Newest to the Süperkraut line is Mojito, “made because of a dare” to create a kraut flavored with mint, whose first batch sold out within two hours of its introduction. After a sample, this correspondent can testify that it’s fresh-tasting, zingy, crunchy and delicious.
It’s the natural fermentation process that preserves the crunch, unlike supermarket brands of kraut that are pickled and pasteurized to a characterless mush that does nothing to repopulate one’s gut with diverse friendly bacteria.
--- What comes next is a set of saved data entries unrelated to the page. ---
@@ -59,20 +59,23 @@
   return launch_copy(F::bufs(entry.W).out0, (size_t)R * d.input_dim, out0, st);
 }
 
-template <class F> int ip_vae_forward(const ardae_model_desc& d, const float* params, const float* packed, const float* x, const float* noise, int B, int nz,
-                                      DevFloat beta, float* workspace, size_t wsf, float* z_out, float* losses, hipStream_t st) {
-  typename F::Entry entry(d, workspace, wsf, B, nz, 1);
-  auto& [P, K, ws, W] = entry;
-  ARDAE_CHECK_ARG(ws.ok, "model_vae_forward: internal workspace accounting error");
-  ARDAE_TRY(F::rows_ok(P, nz, false));
-  const IpBufs G = F::bufs(W);
+template <class F> int ip_vae_forward_rest(typename F::Entry& entry, const ardae_model_desc& d, const float* params, const float* packed, const float* x, int B,
+                                           int nz, DevFloat beta, float* z_out, float* losses, hipStream_t st) {
+  const IpBufs G = F::bufs(entry.W);
   const int R = B * nz;
-  ARDAE_TRY(F::sampler_fwd(entry, params, packed, x, noise, B, nz, nullptr, st));
   ARDAE_TRY(launch_copy(G.z, (size_t)R * d.z_dim, z_out, st));
   ARDAE_TRY(F::decoder_fwd(entry, params, packed, G.z, R, st));
   ARDAE_TRY(launch_vae_loss(G.out1 ? 1 : 0, G.out0, G.out1, x, G.z, R, nz, d.input_dim, d.z_dim, beta, 0, 0.f, nullptr, G.rec_row, G.pri_row, nullptr,
                             nullptr, nullptr, st));
   return launch_vae_loss_finalize(G.rec_row, G.pri_row, R, beta, losses, st);
+}
+template <class F> int ip_vae_forward(const ardae_model_desc& d, const float* params, const float* packed, const float* x, const float* noise, int B, int nz,
+                                      DevFloat beta, float* workspace, size_t wsf, float* z_out, float* losses, hipStream_t st) {
+  typename F::Entry entry(d, workspace, wsf, B, nz, 1);
+  ARDAE_CHECK_ARG(entry.ws.ok, "model_vae_forward: internal workspace accounting error");
+  ARDAE_TRY(F::rows_ok(entry.P, nz, false));
+  ARDAE_TRY(F::sampler_fwd(entry, params, packed, x, noise, B, nz, nullptr, st));
+  return ip_vae_forward_rest<F>(entry, d, params, packed, x, B, nz, beta, z_out, losses, st);
 }
 
 template <class F> int ip_backward(const ardae_model_desc& d, const float* params, const float* packed, const float* x, const float* noise, int B, int nz,
diff --git a/pytorch-ardae-vae_amd/csrc/mlp.h b/pytorch-ardae-vae_amd/csrc/mlp.h
--- a/pytorch-ardae-vae_amd/csrc/mlp.h
+++ b/pytorch-ardae-vae_amd/csrc/mlp.h
@@ -14,11 +14,12 @@
   }
   size_t n() const { return lin.size(); }
 
+  LinArgs fwd_args(const float* params, const float* packed, int act, int M, const float* x, float* const* a, size_t l) const {
+    const Lin& L = lin[l - 1];
+    return dense_fwd_args(act, M, L.out, l == 1 ? x : a[l - 1], L.in, L.in, packed + f[l - 1], params + L.b, a[l]);
+  }
   int fwd(const float* params, const float* packed, int act, int M, const float* x, float* const* a, hipStream_t st, size_t first = 1) const {
-    for (size_t l = first; l <= n(); ++l) {
-      const Lin& L = lin[l - 1];
-      ARDAE_TRY(dense_fwd(act, M, L.out, l == 1 ? x : a[l - 1], L.in, L.in, packed + f[l - 1], params + L.b, a[l], st));
-    }
+    for (size_t l = first; l <= n(); ++l) ARDAE_TRY(launch_linear(fwd_args(params, packed, act, M, x, a, l), EPI_ACT, st));
     return 0;
   }
   int bwd(const float* packed, int act, int M, float* const* a, float* const* d, hipStream_t st) const {
diff --git a/pytorch-ardae-vae_amd/csrc/model.hip b/pytorch-ardae-vae_amd/csrc/model.hip
--- a/pytorch-ardae-vae_amd/csrc/model.hip
+++ b/pytorch-ardae-vae_amd/csrc/model.hip
@@ -89,16 +89,47 @@
 }
 using MlpEntry = Entry<ModelLayout, ModelPacked, ModelWs>;
 
+struct Std0Out { const std::vector<float*>* t0; float* z0; };
+
+void trunk_links(const ModelLayout& P, const ModelPacked& K, const float* params, const float* packed, const float* x_in, int B, ModelWs& W,
+                 const Std0Out* std0, std::vector<LinArgs>& ch) {
+  const int h = P.h, n = (int)P.inp.size();
+  for (int l = 1; l <= n; ++l) ch.push_back(K.inp.fwd_args(params, packed, P.act, B, x_in, W.e.data(), l));
+  ch.push_back(dense_fwd_args(ACT_NONE, B, h, W.e[n], h, h, packed + K.sh_f[0], params + P.stack[0].b, W.rb));
+  if (!std0) return;
+  const std::vector<float*>& t0 = *std0->t0;
+  const size_t ns = P.stack.size();
+  ch.push_back(dense_fwd_args(P.act, B, h, W.e[n], h, h, packed + K.sh_f[0], params + P.stack[0].b, t0[1]));
+  for (size_t i = 1; i < ns; ++i) {
+    const bool last = i + 1 == ns;
+    ch.push_back(dense_fwd_args(last ? ACT_NONE : P.act, B, P.stack[i].out, t0[i], h, h, packed + K.sh_f[i], params + P.stack[i].b, last ? std0->z0 : t0[i + 1]));
+  }
+}
+bool std0_form_ok(const ModelLayout& P, const ModelPacked& K, const float* packed, int B, const float* zero) {
+  if (P.stack[0].out != P.h) return false;
+  LinArgs A = dense_fwd_args(P.act, B, P.h, zero, P.nd, P.nd, packed + K.sn_f[0], nullptr, nullptr);
+  A.Y = const_cast<float*>(zero);
+  if (!linear_small_eligible(A, EPI_ACT)) return false;
+  A.Nout = P.stack.back().out;
+  if (!linear_small_eligible(A, EPI_ACT)) return false;
+  A.Nout = P.h; A.Y = nullptr; A.rowbias = zero; A.rowbias_ld = P.h; A.rows_per_group = 1;
+  return !sampler_tail_eligible(A, P.stack.back().out);
+}
+
+int trunk_input(const ModelLayout& P, const float* x, int B, ModelWs& W, const float*& x_in, hipStream_t st) {
+  x_in = x;
+  if (P.kind != 0) return 0;
+  x_in = W.x2;
+  return launch_affine(x, (int64_t)B * P.D, 2.f, -1.f, W.x2, st);
+}
 int encode_trunk(const ModelLayout& P, const ModelPacked& K, const float* params, const float* packed, const float* x, int B,
-                 ModelWs& W, hipStream_t st) {
-  const int h = P.h;
-  const float* x_in = x;
-  if (P.kind == 0) {
-    ARDAE_TRY(launch_affine(x, (int64_t)B * P.D, 2.f, -1.f, W.x2, st));
-    x_in = W.x2;
-  }
-  ARDAE_TRY(K.inp.fwd(params, packed, P.act, B, x_in, W.e.data(), st));
-  return dense_fwd(ACT_NONE, B, h, W.e[P.inp.size()], h, h, packed + K.sh_f[0], params + P.stack[0].b, W.rb, st);
+                 ModelWs& W, hipStream_t st, const Std0Out* std0 = nullptr) {
+  const float* x_in;
+  ARDAE_TRY(trunk_input(P, x, B, W, x_in, st));
+  std::vector<LinArgs> ch;
+  trunk_links(P, K, params, packed, x_in, B, W, std0, ch);
+  for (const LinArgs& a : ch) ARDAE_TRY(launch_linear(a, EPI_ACT, st));
+  return 0;
 }
 
 int encode_stack(const ModelLayout& P, const ModelPacked& K, const float* params, const float* packed, const float* noise,
@@ -155,6 +186,12 @@
   }
   static size_t extra_floats(const ModelLayout& P, int B, int nz, int mode) {
     if (mode == 3) return (P.stack.size() - 1) * al64((size_t)B * P.h) + al64((size_t)B * P.nd);
+    if (mode == 5) {
+      Bump ws;
+      ModelWs W;
+      carve(P, ModelPacked(P), ws, B, 1, 0, W);
+      return ws.off + extra_floats(P, B, 1, 0);
+    }
     return al64((size_t)B * nz * P.nd);
   }
   static size_t noise_floats(const ModelLayout& P, int B, int nz) { return (size_t)B * nz * P.nd; }
@@ -192,7 +229,10 @@
   for (size_t i = 1; i < P.stack.size(); ++i) t0[i] = ws.take((size_t)B * P.h);
   float* zero = ws.take((size_t)B * P.nd);
   ARDAE_CHECK_ARG(ws.ok, "model_encode_pair: internal workspace accounting error");
-  if (phase != 2) {
+  if (phase != 2 && std0_form_ok(P, K, packed, B, zero)) {
+    const Std0Out std0{&t0, z0_out};
+    ARDAE_TRY(encode_trunk(P, K, params, packed, x, B, W, st, &std0));
+  } else if (phase != 2) {
     ARDAE_TRY(launch_fill(zero, (size_t)B * P.nd, 0.f, st));
     ARDAE_TRY(encode_trunk(P, K, params, packed, x, B, W, st));
     ARDAE_TRY(encode_stack(P, K, params, packed, zero, B, 1, W.rb, t0, z0_out, false, st));
@@ -201,9 +241,33 @@
   return 0;
 }
 
+int mlp_vae_forward_pair(const ardae_model_desc& d, const float* params, const float* packed, const float* x, const float* noise, int B, int nz,
+                         DevFloat beta, float* workspace, size_t wsf, float* z_out, float* z0_out, float* losses, hipStream_t st) {
+  MlpEntry entry(d, workspace, wsf, B, nz, 1);
+  auto& [P, K, ws, W] = entry;
+  {
+    WgradList wl(nullptr);
+    MlpTraits::wgrads(P, K, W, nullptr, nullptr, B, nz, wl, ws);
+  }
+  const size_t tailf = MlpTraits::extra_floats(P, B, nz, 5);
+  float* tail = ws.take(tailf);
+  ARDAE_CHECK_ARG(ws.ok, "model_vae_forward_pair: internal workspace accounting error");
+  Bump tw(tail, tailf);
+  std::vector<float*> t0(P.stack.size(), nullptr);
+  for (size_t i = 1; i < P.stack.size(); ++i) t0[i] = tw.take((size_t)B * P.h);
+  const bool form = tw.ok && std0_form_ok(P, K, packed, B, tail);
+  const Std0Out std0{&t0, z0_out};
+  ARDAE_TRY(encode_trunk(P, K, params, packed, x, B, W, st, form ? &std0 : nullptr));
+  ARDAE_TRY(encode_stack(P, K, params, packed, noise, B, nz, W.rb, W.t, W.z, true, st));
+  ARDAE_TRY(ip_vae_forward_rest<MlpTraits>(entry, d, params, packed, x, B, nz, beta, z_out, losses, st));
+  if (form) return 0;
+  return ip_encode<MlpTraits>(d, params, packed, x, nullptr, B, 1, tail, tailf, z0_out, nullptr, st, nullptr);
+}
+
 constexpr Family mlp_family() {
   Family f = ip_family<MlpTraits>();
   f.encode_pair = mlp_encode_pair;
+  f.vae_forward_pair = mlp_vae_forward_pair;
   f.vae_backward_decoder = ip_vae_backward_decoder<MlpTraits>;
   f.vae_backward_sampler = ip_vae_backward_sampler<MlpTraits>;
   return f;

Süperkrauts are fermented in small batches in 15-liter glass olive jars with airlocks so that CO2 can escape without oxygen getting in, and it’s sold both in jars and one-pound pouches (also containing a valve) of BPA-free, phthalate-free plastic.
Schifler and Azank go to great lengths to use only sustainably farmed ingredients in their krauts and recycled materials in their packaging, as well as to compost 93 percent of their food wastes. Their idealistic business approach extends to a plan to plow five percent of proceeds from sales back into a cross-disciplinary curriculum to teach inner-city kids in Newburgh about food fermentation. “It’s not supposed to be just a money-making enterprise,” says Schifler. “I owe my son’s life to this…. I think everybody should experience what probiotics can do for you.”